→ **TASK DIRECTIONS**: Exactly as they appear, set down all the lines of the material.

→ **INFORMATION SHOWN**:
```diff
@@ -113,17 +142,18 @@
       m = fmaxf(m, __shfl_xor(m, 32, 64));
       mx[qb] = m;
     }
-    if (g4 == 0) { smax[wid * 32 + l15] = mx[0]; smax[wid * 32 + 16 + l15] = mx[1]; }
+    if (g4 == 0) { smax[cw * 32 + l15] = mx[0]; smax[cw * 32 + 16 + l15] = mx[1]; }
     asm volatile("s_waitcnt lgkmcnt(0)" ::: "memory");
     __builtin_amdgcn_s_barrier();
-    if (more) issue_k((t + 1) * A5_BK);
+    if (more) issue_k((t + 1) * A5_BK, ln);
     float pr[2][4], alpha[2];
 #pragma unroll
     for (int qb = 0; qb < 2; ++qb) {
       const int q = qb * 16 + l15;
       const float tm = fmaxf(fmaxf(smax[q], smax[32 + q]), fmaxf(smax[64 + q], smax[96 + q]));
-      const float m_new = fmaxf(m_run[qb], tm);
-      alpha[qb] = __builtin_amdgcn_exp2f((m_run[qb] - m_new) * c);
+      const bool up = (tm - m_run[qb]) * c > A5_HEADROOM;
+      const float m_new = up ? tm : m_run[qb];
+      alpha[qb] = up ? __builtin_amdgcn_exp2f((m_run[qb] - m_new) * c) : 1.f;
       m_run[qb] = m_new;
       const float mc = m_new * c;
       float sum = 0.f;
@@ -133,12 +163,12 @@
         sum += pr[qb][e];
       }
       l_part[qb] = l_part[qb] * alpha[qb] + sum;
-      const int slot = (2 * wid + (g4 >> 1)) ^ ((q >> 1) & 7);
+      const int slot = (2 * cw + (g4 >> 1)) ^ ((q >> 1) & 7);
       *reinterpret_cast<uint2*>(ps + q * 128 + (slot << 4) + ((g4 & 1) << 3)) =
           make_uint2(Act<F16>::pack2(pr[qb][0], pr[qb][1]), Act<F16>::pack2(pr[qb][2], pr[qb][3]));
     }
-    if (wid == 0 && g4 == 0) { salpha[l15] = alpha[0]; salpha[16 + l15] = alpha[1]; }
-    if (more) asm volatile("s_waitcnt vmcnt(16) lgkmcnt(0)" ::: "memory");
+    if (cw == 0 && g4 == 0) { salpha[l15] = alpha[0]; salpha[16 + l15] = alpha[1]; }
+    if (more) asm volatile("s_waitcnt vmcnt(8) lgkmcnt(0)" ::: "memory");
     else asm volatile("s_waitcnt vmcnt(0) lgkmcnt(0)" ::: "memory");
     __builtin_amdgcn_s_barrier();
     {
@@ -149,20 +179,29 @@
 #pragma unroll
           for (int e = 0; e < 16; ++e) oacc[f][e] *= a;
       }
-#pragma unroll
-      for (int kk = 0; kk < 4; ++kk) {
-        const frag_t pf = *reinterpret_cast<const frag_t*>(ps + l31 * 128 + (((kk * 2 + hf) ^ ((l31 >> 1) & 7)) << 4));
-#pragma unroll
-        for (int f = 0; f < 4; ++f) {
-          const int row = wid * 128 + f * 32 + l31;
-          const frag_t vf = *reinterpret_cast<const frag_t*>(vs + row * 128 + (((kk * 2 + hf) ^ ((row >> 1) & 7)) << 4));
-          oacc[f] = mfma16t(vf, pf, oacc[f]);
+      int vx = (hf ^ ((l31 >> 1) & 7)) << 4;
+      asm volatile("" : "+v"(vx));
+      const unsigned char* prow = ps + l31 * 128;
+      const unsigned char* vrow = vs + (cw * 128 + l31) * 128;
+      frag_t pf[2], vf[3];
+      pf[0] = *reinterpret_cast<const frag_t*>(prow + vx);
+      vf[0] = *reinterpret_cast<const frag_t*>(vrow + vx);
+      vf[1] = *reinterpret_cast<const frag_t*>(vrow + 32 * 128 + vx);
+#pragma unroll
+      for (int i = 0; i < 16; ++i) {
+        if (i + 2 < 16) {
+          const int kk = (i + 2) >> 2, f = (i + 2) & 3;
+          if (f == 0) pf[kk & 1] = *reinterpret_cast<const frag_t*>(prow + (vx ^ (kk << 5)));
+          vf[(i + 2) % 3] = *reinterpret_cast<const frag_t*>(vrow + f * 32 * 128 + (vx ^ (kk << 5)));
         }
+        __builtin_amdgcn_sched_barrier(0);
+        oacc[i & 3] = mfma16t(vf[i % 3], pf[(i >> 2) & 1], oacc[i & 3]);
+        __builtin_amdgcn_sched_barrier(0);
       }
     }
     asm volatile("s_waitcnt vmcnt(0) lgkmcnt(0)" ::: "memory");
     __builtin_amdgcn_s_barrier();
-    if (more) issue_v((t + 1) * A5_BK);
+    if (more) issue_v((t + 1) * A5_BK, ln);
   }
 
 #pragma unroll
@@ -170,14 +209,14 @@
     float l = l_part[qb];
     l += __shfl_xor(l, 16, 64);
     l += __shfl_xor(l, 32, 64);
-    if (g4 == 0) ssum[wid * 32 + qb * 16 + l15] = l;
+    if (g4 == 0) ssum[cw * 32 + qb * 16 + l15] = l;
   }
   asm volatile("s_waitcnt lgkmcnt(0)" ::: "memory");
   __builtin_amdgcn_s_barrier();
   const float inv = 1.f / (ssum[l31] + ssum[32 + l31] + ssum[64 + l31] + ssum[96 + l31]);
   const int qi = q0 + l31;
   if (qi < p.Tq) {
-    uint16_t* op = p.o + b * p.bs_o + (long long)qi * p.ldo + h * D + wid * 128;
+    uint16_t* op = p.o + b * p.bs_o + (long long)qi * p.ldo + h * D + cw * 128;
 #pragma unroll
     for (int f = 0; f < 4; ++f)
 #pragma unroll
@@ -208,7 +247,7 @@
   if (auto once_guard = attr_once.first()) {
     hipFuncSetAttribute(reinterpret_cast<const void*>(&attn512_kernel<F16>), hipFuncAttributeMaxDynamicSharedMemorySize, A5_LDS);
   }
-  dim3 grid((p.Tq + A5_BQ - 1) / A5_BQ, p.B * p.H), block(256);
+  dim3 grid((p.Tq + A5_BQ - 1) / A5_BQ * p.B * p.H), block(512);
   hipLaunchKernelGGL((attn512_kernel<F16>), grid, block, A5_LDS, s, p);
   return ur::check_launch("ur_attention_fwd");
 }
```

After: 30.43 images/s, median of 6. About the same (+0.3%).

→ **RESULT FOR THIS TASK**:
```diff
@@ -113,17 +142,18 @@
       m = fmaxf(m, __shfl_xor(m, 32, 64));
       mx[qb] = m;
     }
-    if (g4 == 0) { smax[wid * 32 + l15] = mx[0]; smax[wid * 32 + 16 + l15] = mx[1]; }
+    if (g4 == 0) { smax[cw * 32 + l15] = mx[0]; smax[cw * 32 + 16 + l15] = mx[1]; }
     asm volatile("s_waitcnt lgkmcnt(0)" ::: "memory");
     __builtin_amdgcn_s_barrier();
-    if (more) issue_k((t + 1) * A5_BK);
+    if (more) issue_k((t + 1) * A5_BK, ln);
     float pr[2][4], alpha[2];
 #pragma unroll
     for (int qb = 0; qb < 2; ++qb) {
       const int q = qb * 16 + l15;
       const float tm = fmaxf(fmaxf(smax[q], smax[32 + q]), fmaxf(smax[64 + q], smax[96 + q]));
-      const float m_new = fmaxf(m_run[qb], tm);
-      alpha[qb] = __builtin_amdgcn_exp2f((m_run[qb] - m_new) * c);
+      const bool up = (tm - m_run[qb]) * c > A5_HEADROOM;
+      const float m_new = up ? tm : m_run[qb];
+      alpha[qb] = up ? __builtin_amdgcn_exp2f((m_run[qb] - m_new) * c) : 1.f;
       m_run[qb] = m_new;
       const float mc = m_new * c;
       float sum = 0.f;
@@ -133,12 +163,12 @@
         sum += pr[qb][e];
       }
       l_part[qb] = l_part[qb] * alpha[qb] + sum;
-      const int slot = (2 * wid + (g4 >> 1)) ^ ((q >> 1) & 7);
+      const int slot = (2 * cw + (g4 >> 1)) ^ ((q >> 1) & 7);
       *reinterpret_cast<uint2*>(ps + q * 128 + (slot << 4) + ((g4 & 1) << 3)) =
           make_uint2(Act<F16>::pack2(pr[qb][0], pr[qb][1]), Act<F16>::pack2(pr[qb][2], pr[qb][3]));
     }
-    if (wid == 0 && g4 == 0) { salpha[l15] = alpha[0]; salpha[16 + l15] = alpha[1]; }
-    if (more) asm volatile("s_waitcnt vmcnt(16) lgkmcnt(0)" ::: "memory");
+    if (cw == 0 && g4 == 0) { salpha[l15] = alpha[0]; salpha[16 + l15] = alpha[1]; }
+    if (more) asm volatile("s_waitcnt vmcnt(8) lgkmcnt(0)" ::: "memory");
     else asm volatile("s_waitcnt vmcnt(0) lgkmcnt(0)" ::: "memory");
     __builtin_amdgcn_s_barrier();
     {
@@ -149,20 +179,29 @@
 #pragma unroll
           for (int e = 0; e < 16; ++e) oacc[f][e] *= a;
       }
-#pragma unroll
-      for (int kk = 0; kk < 4; ++kk) {
-        const frag_t pf = *reinterpret_cast<const frag_t*>(ps + l31 * 128 + (((kk * 2 + hf) ^ ((l31 >> 1) & 7)) << 4));
-#pragma unroll
-        for (int f = 0; f < 4; ++f) {
-          const int row = wid * 128 + f * 32 + l31;
-          const frag_t vf = *reinterpret_cast<const frag_t*>(vs + row * 128 + (((kk * 2 + hf) ^ ((row >> 1) & 7)) << 4));
-          oacc[f] = mfma16t(vf, pf, oacc[f]);
+      int vx = (hf ^ ((l31 >> 1) & 7)) << 4;
+      asm volatile("" : "+v"(vx));
+      const unsigned char* prow = ps + l31 * 128;
+      const unsigned char* vrow = vs + (cw * 128 + l31) * 128;
+      frag_t pf[2], vf[3];
+      pf[0] = *reinterpret_cast<const frag_t*>(prow + vx);
+      vf[0] = *reinterpret_cast<const frag_t*>(vrow + vx);
+      vf[1] = *reinterpret_cast<const frag_t*>(vrow + 32 * 128 + vx);
+#pragma unroll
+      for (int i = 0; i < 16; ++i) {
+        if (i + 2 < 16) {
+          const int kk = (i + 2) >> 2, f = (i + 2) & 3;
+          if (f == 0) pf[kk & 1] = *reinterpret_cast<const frag_t*>(prow + (vx ^ (kk << 5)));
+          vf[(i + 2) % 3] = *reinterpret_cast<const frag_t*>(vrow + f * 32 * 128 + (vx ^ (kk << 5)));
         }
+        __builtin_amdgcn_sched_barrier(0);
+        oacc[i & 3] = mfma16t(vf[i % 3], pf[(i >> 2) & 1], oacc[i & 3]);
+        __builtin_amdgcn_sched_barrier(0);
       }
     }
     asm volatile("s_waitcnt vmcnt(0) lgkmcnt(0)" ::: "memory");
     __builtin_amdgcn_s_barrier();
-    if (more) issue_v((t + 1) * A5_BK);
+    if (more) issue_v((t + 1) * A5_BK, ln);
   }
 
 #pragma unroll
@@ -170,14 +209,14 @@
     float l = l_part[qb];
     l += __shfl_xor(l, 16, 64);
     l += __shfl_xor(l, 32, 64);
-    if (g4 == 0) ssum[wid * 32 + qb * 16 + l15] = l;
+    if (g4 == 0) ssum[cw * 32 + qb * 16 + l15] = l;
   }
   asm volatile("s_waitcnt lgkmcnt(0)" ::: "memory");
   __builtin_amdgcn_s_barrier();
   const float inv = 1.f / (ssum[l31] + ssum[32 + l31] + ssum[64 + l31] + ssum[96 + l31]);
   const int qi = q0 + l31;
   if (qi < p.Tq) {
-    uint16_t* op = p.o + b * p.bs_o + (long long)qi * p.ldo + h * D + wid * 128;
+    uint16_t* op = p.o + b * p.bs_o + (long long)qi * p.ldo + h * D + cw * 128;
 #pragma unroll
     for (int f = 0; f < 4; ++f)
 #pragma unroll
@@ -208,7 +247,7 @@
   if (auto once_guard = attr_once.first()) {
     hipFuncSetAttribute(reinterpret_cast<const void*>(&attn512_kernel<F16>), hipFuncAttributeMaxDynamicSharedMemorySize, A5_LDS);
   }
-  dim3 grid((p.Tq + A5_BQ - 1) / A5_BQ, p.B * p.H), block(256);
+  dim3 grid((p.Tq + A5_BQ - 1) / A5_BQ * p.B * p.H), block(512);
   hipLaunchKernelGGL((attn512_kernel<F16>), grid, block, A5_LDS, s, p);
   return ur::check_launch("ur_attention_fwd");
 }
```

After: 30.43 images/s, median of 6. About the same (+0.3%).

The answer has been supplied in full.